The complexity of this code is O(n). This way of solving such equations is called Horner’s method. Here is where lower bound theory works and gives the optimum algorithm’s complexity as O(n). 
2. Upper Bound Theory: 
According to the upper bound theory, for an upper bound U(n) of an algorithm, we can always solve the problem at most U(n) time. Time taken by a known algorithm to solve a problem with worse case input gives us the upper bound.

It’s difficult to provide a comprehensive list of advantages and disadvantages of lower and upper bound theory, as it depends on the specific context in which it is being used.

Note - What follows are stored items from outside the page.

## Precompute sparse rasterized grid words in a separate kernel and replay them in tile sweep

Moves per-stage smear rasterization out of the tiled correlation kernel into a new pre-pass kernel. The pre-pass builds each pair's four parity-phase images in shared memory and compacts their nonzero 32-bit words into (index, value) lists with per-band ranges. The sweep kernel now bulk-loads those word slices asynchronously, double-buffered, and scatters them into the stage image. It clears only the previously written words instead of zeroing the whole sub-image. This removes repeated atomic rasterization from every band and angle chunk, at the cost of an extra launch, a large device buffer, and pair-range batching. The tile cost model is also retuned to match.

```diff
diff --git a/include/b200slam.h b/include/b200slam.h
--- a/include/b200slam.h
+++ b/include/b200slam.h
@@ -89,6 +89,7 @@
 int b200sm_batch_tile_info(b200sm * h, int32_t info[8]);
 int b200sm_batch_tile_layout(b200sm * h, int32_t layout[4]);
 int b200sm_batch_tile_stats(b200sm * h, int32_t stats[8]);
+int b200sm_batch_raster_words(b200sm * h, int32_t pair, int32_t info[8], int32_t * band, uint32_t * words, int32_t cap);
 int b200sm_batch_fetch_stats(b200sm * h, int32_t stats[4]);
 int b200sm_batch_upload_timing(b200sm * h, double out[3]);
 int b200sm_batch_transfer_bytes(b200sm * h, int64_t * h2d_bytes, int64_t * d2h_bytes, int32_t reset);
diff --git a/slam_toolbox_b200/api.py b/slam_toolbox_b200/api.py
--- a/slam_toolbox_b200/api.py
+++ b/slam_toolbox_b200/api.py
@@ -101,6 +101,7 @@
     L.b200sm_batch_winners_select.argtypes = [C.c_void_p, C.c_void_p, C.c_int32, C.POINTER(C.c_int64), _DP, _DP, _DP]
     L.b200sm_batch_tile_info.argtypes = [C.c_void_p, _IP]
     L.b200sm_batch_tile_stats.argtypes = [C.c_void_p, _IP]
+    L.b200sm_batch_raster_words.argtypes = [C.c_void_p, C.c_int32, _IP, _IP, C.POINTER(C.c_uint32), C.c_int32]
     L.b200sm_batch_tile_layout.argtypes = [C.c_void_p, _IP]
     L.b200sm_batch_fetch_stats.argtypes = [C.c_void_p, _IP]
     L.b200sm_batch_upload_timing.argtypes = [C.c_void_p, _DP]
@@ -375,6 +376,18 @@
         return dict(blocks=int(st[0]), sub_blocks=int(st[1]), max_edge_group=int(st[2]), split_groups=int(st[3]),
                     multi_entries=int(st[4]), max_multiplicity=int(st[5]), max_plain_group=int(st[6]), wrap2_entries=int(st[7]))
 
+    def batch_raster_words(self, pair: int, cap: int = 1 << 20):
+        info = np.zeros(8, dtype=np.int32)
+        band = np.zeros(4 * max(self.batch_tile_info()["bands"], 1) * 2, dtype=np.int32)
+        words = np.zeros(2 * cap, dtype=np.uint32)
+        _check(lib().b200sm_batch_raster_words(self._h, int(pair), _ip(info), _ip(band), words.ctypes.data_as(C.POINTER(C.c_uint32)), cap))
+        nb = int(info[1])
+        counts = [int(c) for c in info[4:8]]
+        starts = np.concatenate([[0], np.cumsum(counts)])
+        return dict(pitch_w=int(info[0]), nbands=nb, band_rows=int(info[2]), alloc_rows=int(info[3]),
+                    phases=[words[2 * starts[p]:2 * starts[p + 1]].reshape(-1, 2).copy() for p in range(4)],
+                    bands=[band[2 * p * nb:2 * (p + 1) * nb].reshape(nb, 2).copy() for p in range(4)])
+
     def batch_upload_timing(self):
         t = np.zeros(3)
         _check(lib().b200sm_batch_upload_timing(self._h, _dp(t)))
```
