# micropilot/myosuite-mjx

Hardware: AMD Instinct MI355X
Metric: env-steps/s (whole node) myoHandPoseRandom-v0 batch 4096 (higher is better)
Workload: dtype f32

## Files before the change

__graft_entry__.py:

```python
import os
import subprocess
import sys

ROOT = os.path.dirname(os.path.abspath(__file__))
sys.path.insert(0, ROOT)


def build() -> None:
    from myosuite_mjx_amd import capi
    capi.build_library(force=True, verbose=True)
    capi.build_diagnostic("poison", verbose=True)
    subprocess.check_call(["make", "-C", os.path.join(ROOT, "oracle"), "-s"])
    if os.path.isdir("/root/reference/myosuite") and os.environ.get("MYO_RECOMPILE_MODELS") == "1":
        subprocess.check_call([sys.executable, os.path.join(ROOT, "tools", "compile_models.py")])
    import myosuite_mjx_amd
    import ctypes
    lib = ctypes.CDLL(capi.LIB_PATH)
    for sym in ("myo_model_load", "myo_batch_create", "myo_step", "myo_obs", "myo_reset"):
        getattr(lib, sym)
    print("build ok:", capi.LIB_PATH)


def smoke() -> None:
    import numpy as np
    from myosuite_mjx_amd import capi, model as M
    from oracle.oracle import Oracle
# ... 32 lines not shown
```

include/myo_hip.h:

```cpp
#ifndef MYO_HIP_H
#define MYO_HIP_H
#include <stddef.h>
#include <stdint.h>
#ifdef __cplusplus
extern "C" {
#endif

typedef struct myo_model myo_model;
typedef struct myo_batch myo_batch;

enum { MYO_OK = 0, MYO_E_ARG = -1, MYO_E_BLOB = -2, MYO_E_HIP = -3, MYO_E_UNSUPPORTED = -4, MYO_E_NOMEM = -5 };

typedef struct myo_dims {
  int nq, nv, nu, na, nbody, ntendon, nsite, nlink, obs_dim, env_lds_bytes, lanes_per_env, ncon_max;
  float timestep;
} myo_dims;

typedef enum myo_field {
  MYO_F_QPOS = 0,
  MYO_F_QVEL,
  MYO_F_ACT,
  MYO_F_CTRL,
  MYO_F_WARMSTART,
  MYO_F_TIME,
// ... 19 lines not shown
  MYO_F_BODYMASS_RANGE,
  MYO_F_COUNT
} myo_field;

enum {
  MYO_F_BODYPOS = MYO_F_COUNT,
  MYO_F_BODYPOS_RANGE,
};

enum { MYO_FLAG_BAD_STATE = 1, MYO_FLAG_BAD_QACC = 2, MYO_FLAG_CONTACT_OVERFLOW = 4, MYO_FLAG_CAND_OVERFLOW = 8,
       MYO_FLAG_SCHED_TIMEOUT = 16  };

enum {
  MYO_F_BODYQUAT = MYO_F_BODYPOS_RANGE + 1,
  MYO_F_BODYQUAT_RANGE,
};

enum {
  MYO_ACTMAP_NONE = 0,
  MYO_ACTMAP_MUSCLE_SIGMOID = 1,
  MYO_ACTMAP_SIGMOID_FATIGUE = 2,
  MYO_ACTMAP_SIGMOID_REAFFERENTATION = 3,
  MYO_ACTMAP_CTRLRANGE = 4
};

typedef enum myo_task { MYO_TASK_NONE = 0, MYO_TASK_POSE = 1, MYO_TASK_REACH = 2, MYO_TASK_WALK = 3,
                        MYO_TASK_STAND = 5,
                        MYO_TASK_TRACK = 6,
                        MYO_TASK_KEYTURN = 7,
                        MYO_TASK_PEN = 8,
// ... 120 lines not shown
```

myosuite_mjx_amd/capi.py:

```python
from __future__ import annotations

import ctypes as C
import os
import subprocess

import numpy as np

_HERE = os.path.dirname(os.path.abspath(__file__))
LIB_PATH = os.environ.get("MYO_HIP_LIB") or os.path.join(_HERE, "libmyo_hip.so")
SRC_PATH = os.path.join(_HERE, "csrc", "myo_hip.hip")

(F_QPOS, F_QVEL, F_ACT, F_CTRL, F_WARMSTART, F_TIME, F_TARGET, F_OBS, F_REWARD, F_DONE, F_SOLVED, F_FLAGS, F_DIAG,
 F_QACC, F_TENLEN, F_ACTFORCE, F_SITEXPOS, F_ELAPSED, F_ACTION, F_FATIGUE, F_HFIELD, F_GEOMSIZE, F_LINKX, F_METRICS,
 F_BODYMASS, F_BODYMASS_RANGE, F_BODYPOS, F_BODYPOS_RANGE) = range(28)
F_BODYQUAT, F_BODYQUAT_RANGE = 28, 29
INT_FIELDS = (F_FLAGS, F_DIAG, F_ELAPSED)
BENCH_OBS, BENCH_FRESH_ACTIONS, BENCH_AUTORESET = 1, 2, 4
ACTMAP_NONE, ACTMAP_MUSCLE_SIGMOID, ACTMAP_SIGMOID_FATIGUE, ACTMAP_SIGMOID_REAFFERENTATION, ACTMAP_CTRLRANGE = 0, 1, 2, 3, 4
TASK_NONE, TASK_POSE, TASK_REACH = 0, 1, 2
TASK_HOLD = 4
TASK_STAND = 5
TASK_TRACK = 6
TASK_KEYTURN = 7
TASK_PEN = 8
TASK_BAODING = 9
TASK_DIE = 10
FLAG_BAD_STATE, FLAG_BAD_QACC, FLAG_CONTACT_OVERFLOW, FLAG_CAND_OVERFLOW = 1, 2, 4, 8
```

However, here are some general advantages and disadvantages:

Advantages:

  1. Provides a clear understanding of the range of possible values for a quantity, which can be useful in decision-making.
  2. Helps to identify the optimal value within the range of possible values, which can lead to more efficient and effective solutions to problems.
  3. Can be used to prove the existence of solutions to optimization problems.
  4. Provides a theoretical framework for analyzing and solving a wide range of mathematical problems.

Disadvantages:

  1. May not always provide a precise solution to optimization problems, as the optimal value may not be within the range of possible values determined by the lower and upper bounds.
  2. Can be computationally intensive, especially for complex optimization problems with many constraints.
  3. May be limited by the accuracy of the data used to determine the lower and upper bounds.
  4. Requires a strong mathematical background to use effectively.